A public memorial Mass celebrating the life of Father Arcangelo Manzi, O.de M. will be scheduled at a later date at Our Lady of Mount Carmel West Parish in Cleveland, where Father Manzi ministered for the past eight years.
Father Manzi, 81, died April 21 at Marymount Hospital in Garfield Heights. He was the first priest in Cleveland to die from COVID-19, the illness caused by the novel coronavirus. Because of the ongoing health crisis, the Mercedarian friars and community had a private funeral for him.
Father Manzi was born Sept. 19, 1938 in Carife, Italy, to Giovanni and Maria Carmela Gallo Manzi. He joined the Mercedarian religious order in 1954 and entered the novitiate in Nemi, Italy in 1955. After completing his novitiate, he professed his first vows as a Mercedarian friar on Sept. 24, 1956, then completed his studies in philosophy and theology in Rome as he prepared for priestly ordination. He made his solemn final profession of vows on Sept. 25, 1962, and was ordained a priest on June 28, 1964, at Our Lady of Mercy Parish in Rome.
For the next 19 years, Father Manzi served in various Mercedarian communities and parishes throughout Italy. He became ill in 1983 while ministering at the Shrine of Our Lady of Bonaria on the island of Sardinia. He was diagnosed with cancer and at the urging of his family, most of whom had immigrated to the United States, he received permission from his religious superiors to travel to New York City for treatment. He stayed with family members in New Jersey during his treatment.

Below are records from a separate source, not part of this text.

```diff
@@ -2495,6 +2509,7 @@
     DBuf<int64_t> o_toffs, o_tilePS, o_tilePS2;
     DBuf<Best<TC, true>> o_part;
     DBuf<int32_t> b_cnt, b_n, o_brank, o_border;
+    DBuf<int4> o_srec;
     DBuf<int64_t> b_start;
     int64_t b_nblk = 0;
     bool b_dirty = true;
@@ -2516,7 +2531,7 @@
         if (o_rec.n >= NT && o_rec.n > 0) return;
         size_t c = NT > 0 ? NT : 1;
         o_rec.release();
-        o_task.alloc(c); o_tileS.alloc(c); o_tilePS.alloc(c + 1); o_part.alloc(c); o_hi.alloc(c); o_spec.alloc(c); o_brank.alloc(c); o_border.alloc(c);
+        o_task.alloc(c); o_tileS.alloc(c); o_tilePS.alloc(c + 1); o_part.alloc(c); o_hi.alloc(c); o_spec.alloc(c); o_brank.alloc(c); o_border.alloc(c); o_srec.alloc(c);
         o_item_of.alloc(c); o_items.alloc(fix_items_cap(c)); o_trec.alloc(fix_items_cap(c) * FIX_REC_W);
         o_sub.alloc(c * (SMAX + 1)); o_spv.alloc(c * (SMAX + 1));
         if (hyp) { o_tileS2.alloc(c); o_tilePS2.alloc(c + 1); }
@@ -2984,7 +2999,7 @@
                                    spec ? "predicted" : "exact", P.nlong, P.nown, (long long)P.T, (long long)P.NT, P._pad);
         if (P.nown > 0 && P.NT > 0) {
             const int64_t gNT = spec ? (int64_t)Wk.o_rec.n : P.NT, gown = spec ? grow(P.nown) : P.nown;
-            poison_fill(s, {{Wk.o_part.p, Wk.o_part.bytes()}, {Wk.o_tileS.p, Wk.o_tileS.bytes()}, {Wk.o_rec.p, Wk.o_rec.bytes()},
+            poison_fill(s, {{Wk.o_part.p, Wk.o_part.bytes()}, {Wk.o_tileS.p, Wk.o_tileS.bytes()}, {Wk.o_rec.p, Wk.o_rec.bytes()}, {Wk.o_srec.p, Wk.o_srec.bytes()},
                             {if_hyp<HYP>(Wk.o_tileS2.p), Wk.o_tileS2.bytes()}, {Wk.o_items.p, Wk.o_items.bytes()}, {Wk.o_item_of.p, Wk.o_item_of.bytes()},
                             {Wk.o_trec.p, Wk.o_trec.bytes()}});
             const unsigned mgrid = (unsigned)std::min<int64_t>(cdiv(gNT, 256), 8192);
@@ -3001,12 +3016,12 @@
                 ProfScope ps(gap ? PROF_GAPSTREAM : PROF_OWN, s, own_bytes(R.tau, split != 0, (double)P.own_steps));
                 if (oblk) {
                     exclusive_scan_i32_lb(Wk.b_cnt.p, Wk.b_start.p, Wk.b_n.p, Wk.b_nblk, nullptr, Wk.scanws, s);
-                    hipLaunchKernelGGL(k_blk_order, dim3(mgrid), dim3(256), 0, s, rc, Wk.o_rec.p, Wk.o_brank.p, Wk.b_start.p, Wk.o_border.p, Wk.b_cnt.p);
+                    hipLaunchKernelGGL(k_blk_order, dim3(mgrid), dim3(256), 0, s, rc, Wk.o_rec.p, Wk.o_brank.p, Wk.b_start.p, Wk.o_border.p, Wk.o_srec.p, Wk.b_cnt.p);
                 }
                 hipLaunchKernelGGL(HIP_KERNEL_NAME(gap ? k_lpass_own<TC, HYP, true> : k_lpass_own<TC, HYP, false>), dim3((unsigned)cdiv(gNT, 4)), dim3(256), 0, s,
                                    R.isA, rc,
                                    oblk ? Wk.o_border.p : (const int32_t *)nullptr, A->pos32.p, A->next.p, if_hyp<HYP>(A->fpos32.p), if_hyp<HYP>(A->flast.p),
-                                   Wk.o_tileS.p, Wk.o_tileS2.p, Wk.o_rec.p, W, M, alpha, recs<HYP>(Wk.o_part), R.tau, Wk.o_hi.p, Wk.o_spec.p,
+                                   Wk.o_tileS.p, Wk.o_tileS2.p, Wk.o_rec.p, Wk.o_srec.p, W, M, alpha, recs<HYP>(Wk.o_part), R.tau, Wk.o_hi.p, Wk.o_spec.p,
                                    (int)((g_opt_dbg & DBG_GAP_ALL_SPECIAL) != 0), recs<HYP>(Wk.o_sub), Wk.o_spv.p, A->col.p, if_hyp<HYP>(A->ffirst.p),
                                    split ? Wk.split.vnext.p : (const int32_t *)nullptr, Wk.split.vpos.p, Wk.split.vsa.p, (int64_t)(n + 1));
             }
```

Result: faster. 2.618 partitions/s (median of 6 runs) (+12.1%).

After recovering, Father Manzi asked permission to continue serving the community in the U.S. Vicariate. In early 1985, he moved to the Monastery of Our Lady of Mercy in Philadelphia, Pennsylvania, where he lived with the Mercedarian community and studied the English language.

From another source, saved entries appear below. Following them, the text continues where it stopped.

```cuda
int g_mx_p2p_timeout_ms = 10000;
int g_mx_gru_rows = 1;
int g_mx_p2p_ll = 1;
int g_mx_mixer_split = 1;
int g_mx_mixer_split_rm = 0;
int g_mx_overlap = 1;
int g_mx_gru_threads = 0;
int g_mx_side_prio = 0;
int g_mx_hyper_late = 0;
int g_mx_mid_fused = 1;
int g_mx_gru_fwd_rpc = 0;
int g_mx_gru_bwd_rpc = 0;
int g_mx_overlap_rows = 1 << 20;
int mx_set_option_common(const char* name, int value) {
  if (!strcmp(name, "mixer_split")) { g_mx_mixer_split = value; return 0; }
  if (!strcmp(name, "mixer_split_rm")) { g_mx_mixer_split_rm = value; return 0; }
  if (!strcmp(name, "overlap")) { g_mx_overlap = value; return 0; }
  if (!strcmp(name, "overlap_rows")) { g_mx_overlap_rows = value; return 0; }
  if (!strcmp(name, "mid_fused")) { g_mx_mid_fused = value; return 0; }
  if (!strcmp(name, "optim_fused")) { g_mx_optim_fused = value; return 0; }
  if (!strcmp(name, "side_prio")) { g_mx_side_prio = value; return 0; }
  if (!strcmp(name, "hyper_late")) { g_mx_hyper_late = value; return 0; }
  if (!strcmp(name, "front_bwd_mma")) { g_mx_front_bwd_mma = value; return 0; }
  if (!strcmp(name, "gru_wgrad_split")) { g_mx_gru_wgrad_split = value; return 0; }
  if (!strcmp(name, "p2p_ll")) { g_mx_p2p_ll = value; return 0; }
  if (!strcmp(name, "gru_rows")) { g_mx_gru_rows = value; return 0; }
  if (!strcmp(name, "p2p_timeout_ms")) { g_mx_p2p_timeout_ms = value; return 0; }
#if !MX_EMU
  if (!strcmp(name, "smem_carveout")) { g_mx_smem_carveout = value; return 0; }
#else
  if (!strcmp(name, "smem_carveout")) return 0;
#endif
  if (!strcmp(name, "gather_tma")) { g_mx_gather_tma = value; return 0; }
  if (!strcmp(name, "gru_threads")) { g_mx_gru_threads = value; return 0; }
  if (!strcmp(name, "gru_fwd_rpc")) { g_mx_gru_fwd_rpc = value; return 0; }
  if (!strcmp(name, "gru_bwd_rpc")) { g_mx_gru_bwd_rpc = value; return 0; }
  return -1;
}

void mx_set_error(const char* fmt, ...) {
  va_list ap;
  va_start(ap, fmt);
  vsnprintf(g_err, sizeof(g_err), fmt, ap);
  va_end(ap);
}

extern "C" const char* mx_last_error(void) { return g_err; }
extern "C" int mx_abi_version(void) { return MX_ABI_VERSION; }

#define MX_MAX_FENCES 256
#if !MX_EMU
static cudaEvent_t g_fence[MX_MAX_FENCES];
static unsigned char g_fence_set[MX_MAX_FENCES];
#endif
static int g_fence_n = 0;
extern "C" int mx_host_fence_alloc(void) {
  if (g_fence_n >= MX_MAX_FENCES) { mx_set_error("mx_host_fence_alloc: out of fences"); return -1; }
// ... 141 lines not shown
```

### off-policy_b200/csrc/mx_common.cuh

```cuda
#pragma once
#include <stdint.h>

#ifdef MARL_EMU
#include "emu_runtime.h"
#define MX_EMU 1
#define MX_LAUNCH_PDL MX_LAUNCH
#define MX_PDL_WAIT() ((void)0)
#define MX_PDL_THETA_WRITTEN() ((void)0)
#else
#include <cuda_runtime.h>
#define MX_EMU 0
#define MX_LAUNCH(kern, grid, block, smem, stream, ...) kern<<<(grid), (block), (smem), (stream)>>>(__VA_ARGS__)

extern int g_mx_pdl, g_mx_pdl_auto, g_mx_pdl_rows;
extern int g_mx_pdl_skip_next;
#define MX_PDL_THETA_WRITTEN() (g_mx_pdl_skip_next = 1)
#define MX_PDL_WAIT()                                                     \
  do {                                                                    \
    asm volatile("griddepcontrol.wait;" ::: "memory");                    \
    asm volatile("griddepcontrol.launch_dependents;" ::: "memory");       \
  } while (0)
extern int g_mx_smem_carveout;
void mx_prefer_carveout(const void* kern);
template <typename... KArgs, typename... Args>
// ... 83 lines not shown
  unsigned sa = (unsigned)__cvta_generic_to_shared(sdst);
  asm volatile("cp.async.cg.shared.global [%0], [%1], 16;" ::"r"(sa), "l"(gsrc) : "memory");
#endif
}
MX_DEVINL void mx_cp16z(float* sdst, const float* gsrc, int nbytes) {
#if MX_EMU
  if (nbytes) *reinterpret_cast<float4*>(sdst) = *reinterpret_cast<const float4*>(gsrc);
  else *reinterpret_cast<float4*>(sdst) = float4{0.f, 0.f, 0.f, 0.f};
#else
  unsigned sa = (unsigned)__cvta_generic_to_shared(sdst);
  asm volatile("cp.async.cg.shared.global [%0], [%1], 16, %2;" ::"r"(sa), "l"(gsrc), "r"(nbytes) : "memory");
#endif
}
MX_DEVINL void mx_cp4(float* sdst, const float* gsrc) {
#if MX_EMU
  *sdst = *gsrc;
#else
  unsigned sa = (unsigned)__cvta_generic_to_shared(sdst);
  asm volatile("cp.async.ca.shared.global [%0], [%1], 4;" ::"r"(sa), "l"(gsrc) : "memory");
#endif
}
MX_DEVINL void mx_cp_commit() {
#if !MX_EMU
  asm volatile("cp.async.commit_group;" ::: "memory");
#endif
}
template <int N>
MX_DEVINL void mx_cp_wait() {
#if !MX_EMU
  asm volatile("cp.async.wait_group %0;" ::"n"(N) : "memory");
#endif
}

MX_DEVINL float mx_ex2(float x) {
#if MX_EMU
  return exp2f(x);
#else
  float r;
  asm("ex2.approx.ftz.f32 %0, %1;" : "=f"(r) : "f"(x));
  return r;
#endif
}
MX_DEVINL float mx_rcp(float x) {
#if MX_EMU
  return 1.0f / x;
#else
  float r;
  asm("rcp.approx.ftz.f32 %0, %1;" : "=f"(r) : "f"(x));
  return r;
#endif
}
MX_DEVINL float mx_sigmoid_fast(float x) { return mx_rcp(1.0f + mx_ex2(-1.4426950408889634f * x)); }
MX_DEVINL float mx_tanh_fast(float x) { return fmaf(2.0f, mx_rcp(1.0f + mx_ex2(-2.8853900817779268f * x)), -1.0f); }

MX_DEVINL float2 mx_ffma2(float2 a, float2 b, float2 c) {
#if MX_EMU
  return make_float2(fmaf(a.x, b.x, c.x), fmaf(a.y, b.y, c.y));
#else
  return __ffma2_rn(a, b, c);
#endif
}
MX_DEVINL float2 mx_fadd2(float2 a, float2 b) {
#if MX_EMU
  return make_float2(a.x + b.x, a.y + b.y);
#else
  return __fadd2_rn(a, b);
// ... 5 lines not shown
```

### off-policy_b200/csrc/mx_internal.h

```cpp
#pragma once
#include "../../include/marl_b200.h"
#include "mx_common.cuh"

#include <functional>
#include <string>
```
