# jhamrick/bayesian-quadrature

Hardware: AMD Instinct MI355X
Metric: bq_fit_posterior_throughput (higher is better)
Workload: dtype f64; 1 GPU; C2: d=1 N=1024 M=256 Gaussian integrand, w=dx, s=1e-3; curve_workload=C5 shard: 64 x (d=1 N=2048 M=256), w=dx, s=1e-2, on_curve=True, bordered_system=1344

## Files before the change

### bayesian-quadrature_amd/csrc/k_panel.hip

```cpp
#include "host.h"
#include "gram.h"
#include "trsm.h"
#include "slab.h"

namespace bqh {

template <int D>
void launch_assemble_d(bq_ctx *c, const double *pts, long pstride, const double *y, long ystride,
                       const GaussParams *gp, int gpstride, double *A, long lda, long astride,
                       Layout L, int batch, const FirstStep &fs, int jcols)
{
    dim3 grid((L.ntot + 127) / 128, ((jcols > 0 ? jcols : L.ntot) + 63) / 64, batch);
    if (!fs.S0) {
        hipLaunchKernelGGL(assemble_kernel<D>, grid, dim3(256), 0, c->cur, pts, pstride, y, ystride,
                           gp, gpstride, A, lda, astride, L);
        return;
    }
    const bool regs = c->cfg.first_regs != 0;
    if (regs && grid.y < 3)
        grid.y = 3;
    const long wgs = (long)grid.x * grid.y * grid.z;
    const bool w8 = c->cfg.potf2_8w && wgs <= 2L * c->cus;
#define BQ_ASM_FIRST(NW_, REGS_, STAMP_)                                                           \
    hipLaunchKernelGGL((assemble_first_kernel<D, NW_, REGS_, STAMP_>), grid, dim3(64 * NW_), 0,    \
                       c->cur, pts, pstride, y, ystride, gp, gpstride, A, lda, astride, L, fs.S0,  \
                       fs.lds, fs.sstride, fs.dinv, (long)BQ_DINV_STRIDE, fs.info, fs.scal,        \
                       fs.stamps)
    if constexpr (D == 1) {
        if (fs.stamps) {
            if (w8 && regs)
                BQ_ASM_FIRST(8, true, true);
            else if (w8)
                BQ_ASM_FIRST(8, false, true);
            else if (regs)
                BQ_ASM_FIRST(4, true, true);
            else
                BQ_ASM_FIRST(4, false, true);
            return;
        }
    }
    if (w8 && regs)
        BQ_ASM_FIRST(8, true, false);
    else if (w8)
        BQ_ASM_FIRST(8, false, false);
    else if (regs)
        BQ_ASM_FIRST(4, true, false);
    else
        BQ_ASM_FIRST(4, false, false);
#undef BQ_ASM_FIRST
}
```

From 1986 to 2003, he served in various positions in religious communities that minister in the Archdiocese of Philadelphia and the dioceses of Cleveland, Buffalo, New York and St. Petersburg, Florida. Father Manzi was a parochial vicar at St. Rocco Parish in Cleveland 1986-1988 and at Our Lady of Mount Carmel West 1988-1991. He returned to Italy 2003-2012, serving as a prison chaplain and pastor of a Mercedarian parish there.

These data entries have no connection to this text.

@@ -1033,11 +1076,11 @@
                 if ((m >> q) & 1) d += xt[(q + 1) * NT + tid];
             return d;
         };
-        const c2* sub = tile + (c << STB);
+        const TT* sub = tile + (c << STB);
         c2 v[RC];
         double qd[RC];
 #pragma unroll
-        for (int r = 0; r < RC; ++r) v[r] = sub[tid + r * NT];
+        for (int r = 0; r < RC; ++r) v[r] = tile_c2(sub[tid + r * NT]);
         if constexpr (CPLX) rb_tile_gather<false, false, STB, 3, true>(g, sub, tab, tid, to_bit, 0, false, v, pr, pi, dr, di);
         else rb_tile_gather<!TAB, !TAB, STB, 3>(g, sub, tab, tid, to_bit, 0, false, v, pr, pi, qd, qd);
 #pragma unroll
@@ -1046,10 +1089,10 @@
             const int bit = (c >> q) & 1;
             double gx = 0.0, gy = 0.0;
             if (TAB) { gx = tab[2 * p]; gy = (bit == to_bit) ? tab[2 * p + 1] : -tab[2 * p + 1]; }
-            const c2* other = tile + ((c ^ (1 << q)) << STB);
+            const TT* other = tile + ((c ^ (1 << q)) << STB);
 #pragma unroll
             for (int r = 0; r < RC; ++r) {
-                const c2 pv = other[tid + r * NT];
+                const c2 pv = tile_c2(other[tid + r * NT]);
                 if constexpr (CPLX) {
                     taylor_signed_add(gx, gy, bit == to_bit ? 1.0 : -1.0, pv.x, pv.y, pr[r], pi[r], dr[r], di[r]);
                 } else if (!TAB) {
@@ -1094,12 +1137,12 @@
                     if (pr < TBITS) {
 #pragma unroll
                         for (int r = 0; r < RC; ++r) {
-                            const c2 t = tile[(tpos + r * NT) ^ (int)mask];
+                            const c2 t = tile_c2(tile[(tpos + r * NT) ^ (int)mask]);
                             pv[r] = make_double2(t.x, t.y);
                         }
                     } else {
 #pragma unroll
-                        for (int r = 0; r < RC; ++r) pv[r] = __ldg(reinterpret_cast<const double2*>(vsrc + (idx[r] ^ mask)));
+                        for (int r = 0; r < RC; ++r) pv[r] = ld_partner(vsrc + (idx[r] ^ mask));
                     }
 #pragma unroll
                     for (int r = 0; r < RC; ++r) taylor_diss_flip(a, idx[r], pr, pc, pv[r], dx[r], dy[r]);
@@ -1127,8 +1170,8 @@
                 a, idx, v, pr, pi, [&](int r, int J) { return lt[J * NT] + lc[(J << RB) + r]; }, voff, dint, nullptr,
                 nullptr, ex, ey);
         } else {
-            taylor_epilogue<RC, UNIFORM ? RC / 2 : RC / 4, SHARD, false, DISS>(a, idx, v, pr, pi, off, voff, dint, nullptr,
-                                                                             nullptr, ex, ey);
+            taylor_epilogue<RC, UNIFORM ? RC / 2 : RC / 4, SHARD, false, DISS, SRC32, OUT32>(a, idx, v, pr, pi, off, voff,
+                                                                                           dint, nullptr, nullptr, ex, ey);
         }
     }
 }
diff --git a/pulser_b200/csrc/plan.cu b/pulser_b200/csrc/plan.cu
--- a/pulser_b200/csrc/plan.cu
+++ b/pulser_b200/csrc/plan.cu
@@ -201,6 +201,7 @@
     TaylorSmem smem;
     bool pdl;
     bool diss = false;
+    bool src32 = false, out32 = false;
 };
 
 static const std::vector<TaylorVariant>& taylor_variants() {
@@ -209,12 +210,28 @@
     static const std::vector<TaylorVariant> v = {
         {true,  true,  false, 0,  false, stage_d2_taylor_kernel<true, true, TB, RB, false, 0, false>,     RB,  S::Tile,      true},
         {true,  false, false, 0,  false, stage_d2_taylor_kernel<true, false, TB, RB, false, 0, false>,    RB,  S::TileTable, true},
+        {true,  true,  false, 0,  false, stage_d2_taylor_kernel<true, true, TB, RB, false, 0, false, false, false, true>,
+         RB, S::Tile, true, false, false, true},
+        {true,  true,  false, 0,  false, stage_d2_taylor_kernel<true, true, TB, RB, false, 0, false, false, true, true>,
+         RB, S::Tile, true, false, true, true},
+        {true,  false, false, 0,  false, stage_d2_taylor_kernel<true, false, TB, RB, false, 0, false, false, false, true>,
+         RB, S::TileTable, true, false, false, true},
+        {true,  false, false, 0,  false, stage_d2_taylor_kernel<true, false, TB, RB, false, 0, false, false, true, true>,
+         RB, S::TileTable, true, false, true, true},
         {false, false, false, 1,  false, stage_d2_taylor_kernel<false, false, TB, RB, false, 1, false>,   RB,  S::TileTable, true},
         {true,  true,  false, SM, false, stage_d2_taylor_kernel<true, true, TB, RB, false, SM, false>,    RB,  S::Shapes,    true},
         {true,  false, false, SM, false, stage_d2_taylor_kernel<true, false, TB, RB, false, SM, false>,   RB,  S::Shapes,    true},
         {false, false, false, SM, false, stage_d2_taylor_kernel<false, false, TB, RB, false, SM, false>,  RB,  S::Shapes,    true},
         {true,  true,  true,  0,  false, stage_d2_taylor_kernel<true, true, TB, RB, true, 0, false>,      RB,  S::Tile,      false},
         {true,  false, true,  0,  false, stage_d2_taylor_kernel<true, false, TB, RB, true, 0, false>,     RB,  S::TileTable, false},
+        {true,  true,  true,  0,  false, stage_d2_taylor_kernel<true, true, TB, RB, true, 0, false, false, false, true>,
+         RB, S::Tile, false, false, false, true},
+        {true,  true,  true,  0,  false, stage_d2_taylor_kernel<true, true, TB, RB, true, 0, false, false, true, true>,
+         RB, S::Tile, false, false, true, true},
+        {true,  false, true,  0,  false, stage_d2_taylor_kernel<true, false, TB, RB, true, 0, false, false, false, true>,
+         RB, S::TileTable, false, false, false, true},
+        {true,  false, true,  0,  false, stage_d2_taylor_kernel<true, false, TB, RB, true, 0, false, false, true, true>,
+         RB, S::TileTable, false, false, true, true},
         {true,  true,  true,  SM, false, stage_d2_taylor_kernel<true, true, TB, RB, true, SM, false>,     RB,  S::Shapes,    false},
         {true,  false, true,  SM, false, stage_d2_taylor_kernel<true, false, TB, RB, true, SM, false>,    RB,  S::Shapes,    false},
         {true,  false, false, 0,  true,  stage_d2_taylor_kernel<true, false, TB, RBC, false, 0, true>,    RBC, S::TileTable, true},
@@ -2177,6 +2194,42 @@
     return std::max(kk, 1);
 }
 
+static int taylor_lowprec_order(double h, const std::vector<double>& mj, int K, bool g_stored, double tol,
+                                double& bound_out) {
+    constexpr double u32 = 5.9604644775390625e-08;
+    const int p = (int)mj.size() - 1;
+    std::vector<double> y(K + 1, 0.0), S(K + 1, 0.0), z(K + 1);
+    y[0] = 1.0;
+    for (int k = 0; k < K; ++k) {
+        double s = 0.0;
+        for (int j = 0; j <= std::min(p, k); ++j) s += mj[j] * y[k - j];
+        y[k + 1] = h * s / (k + 1);
+    }
+    for (int j = 1; j <= K; ++j) {
+        std::fill(z.begin(), z.end(), 0.0);
+        z[j] = 1.0;
+        double sum = 1.0;
+        for (int k = j; k < K; ++k) {
+            double s = 0.0;
+            for (int i = 0; i <= std::min(p, k - j); ++i) s += mj[i] * z[k - i];
+            z[k + 1] = h * s / (k + 1);
+            sum += z[k + 1];
+        }
+        S[j] = sum;
+    }
+    double bound = 0.0;
+    int k_lo = K;
+    for (int L = K - 1; L >= 0; --L) {
+        double add = u32 * y[L + 1] * S[L + 1];
+        if (g_stored && L <= K - 2) add += u32 * y[L] * (S[L] - 1.0);
+        if (bound + add > tol) break;
+        bound += add;
+        k_lo = L;
+    }
+    bound_out = bound;
+    return k_lo;
+}
+
 static void launch_taylor_order(const Plan& P, bool tiled, const TaylorArgs& a, bool cplx) {
     const bool diss = a.n_pair > 0;
     if (!tiled) {
@@ -2193,14 +2246,14 @@
     const int ns = a.tab_shapes ? PB200_TAYLOR_SMAX : uniform ? 0 : 1;
     for (const TaylorVariant& v : taylor_variants()) {
         if (v.uniform != uniform || v.real_g != real_g || v.shard != shard || v.ns != ns || v.cplx != cplx ||
-            v.diss != diss)
+            v.diss != diss || v.src32 != (a.src32 != 0) || v.out32 != (a.out32 != 0))
             continue;
         launch_k(v.kernel, dim3((unsigned)(P.D >> kTaylorTileBits), uniform ? 1u : (unsigned)P.B),
                  dim3(1u << (kTaylorTileBits - v.rb)), taylor_variant_smem(v, P.n), P.stream, v.pdl, a);
         return;
     }
-    fail(PB200_ERR_UNSUPPORTED, "no Taylor stage kernel for UNIFORM=%d REAL_G=%d SHARD=%d NS=%d CPLX=%d DISS=%d", uniform,
-         real_g, shard, ns, cplx, diss);
+    fail(PB200_ERR_UNSUPPORTED, "no Taylor stage kernel for UNIFORM=%d REAL_G=%d SHARD=%d NS=%d CPLX=%d DISS=%d SRC32=%d OUT32=%d",
+         uniform, real_g, shard, ns, cplx, diss, a.src32, a.out32);
 }
 
 static bool taylor_geometry(const Plan& P, PassGeom& geo, bool& tiled) {
@@ -2220,6 +2273,7 @@
     int p_om = 0, p_th = 0, p = 0;
     std::vector<double> gam;
     int K = 0;
+    int k_lo = 0;
     double phi = 0.0;
     int n_chi = 0, n_g = 0;
     int drive = 0;
@@ -2234,6 +2288,7 @@
     double t, steps_len = 0.0, t_retry_len = 0.0, A_sum, C_sum[PB200_TAYLOR_SMAX], kRoundUnit = 0.05 * 1.1102230246251565e-16;
     int order, N, nt, ns;
     bool log_steps;
+    bool lowprec;
     pb200_run_stats st{};
     struct Fit { TaylorPoly om, omi, th, m[PB200_TAYLOR_SMAX]; double om_allow = 0.0; bool ok; };
 
@@ -2261,6 +2316,9 @@
         for (int s = 0; s < PB200_TAYLOR_SMAX; ++s) C_sum[s] = std::max(C.c_sum_max[s], 1e-300);
         fit_total = 0.5 * rate * (t_stop - t_start);
         log_steps = env_int("PB200_TAYLOR_LOG", 0) != 0;
+        PassGeom geo;
+        bool tiled = false;
+        lowprec = taylor_geometry(P, geo, tiled) && tiled && C.uniform;
     }
 
     Fit fit_step(double a, double h, bool single_piece) {
@@ -2404,18 +2462,19 @@
     }
 
     void record(TaylorStep& s, const Fit& F, const std::vector<double>& mj, int p_m, double om_resid, double rho) {
-        double trunc_bound = 0.0;
+        double trunc_bound = 0.0, round32 = 0.0;
         s.K = taylor_order(s.h, mj, std::max(1e-15, 0.1 * rate * s.h), trunc_bound);
+        s.k_lo = (lowprec && s.drive != 2) ? taylor_lowprec_order(s.h, mj, s.K, s.n_g > 0, 0.1 * rate * s.h, round32) : s.K;
         st.n_applies += s.K; st.n_exponentials += 1; ++st.n_steps;
         if (log_steps)
-            fprintf(stderr, "taylor step t=%.6f h_ns=%.3f p_om=%d p_th=%d p_m=%d K=%d ring=%d rho=%.3f resid=%.2e/%.2e/%.2e drive=%s\n",
+            fprintf(stderr, "taylor step t=%.6f h_ns=%.3f p_om=%d p_th=%d p_m=%d K=%d ring=%d rho=%.3f resid=%.2e/%.2e/%.2e drive=%s k_lo=%d\n",
                     s.t, s.h * 1e3, s.p_om, s.p_th, p_m, s.K, s.ring() + 1, mj[0] * s.h, om_resid, F.th.resid, F.m[0].resid,
-                    s.drive == 2 ? "cplx" : s.drive == 1 ? "rot" : "real");
+                    s.drive == 2 ? "cplx" : s.drive == 1 ? "rot" : "real", s.k_lo);
         st.max_rho = std::max(st.max_rho, rho);
         double fit_m = 0.0;
         for (int q = 0; q < ns; ++q) fit_m += C_sum[q] * F.m[q].resid;
         const double fit_err = s.h * (A_sum * om_resid + N * F.th.resid + fit_m);
-        st.err_estimate += trunc_bound + fit_err;
+        st.err_estimate += trunc_bound + round32 + fit_err;
         fit_spent += fit_err;
         { const double r = kRoundUnit * std::exp(std::min(rho, 40.0)); round2 += r * r; }
         steps_len += s.h;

In 2012, Father Manzi came back to the U.S. and was assigned once again to serve at Our Lady of Mount Carmel West Parish and as a chaplain at Lutheran Hospital in Cleveland.
Father Michael Rock, O. de M., vicar provincial for the Mercedarian friars, said Father Manzi loved to cook and sing and added that he will be remembered for his deep faith and many years of service to the Mercedarian order and the Church.
In addition to his religious community, Father Manzi was close to his siblings, the late Gerardo and his wife, Maria, of Messina, Italy, and his sisters, Felicina DiGirolamo and her late husband, Joseph, of North Carolina, and Antoinietta and her husband, Lorenzo Cifelli, of New Jersey. In addition, he is survived by several nieces, nephews, great-nieces and great-nephews.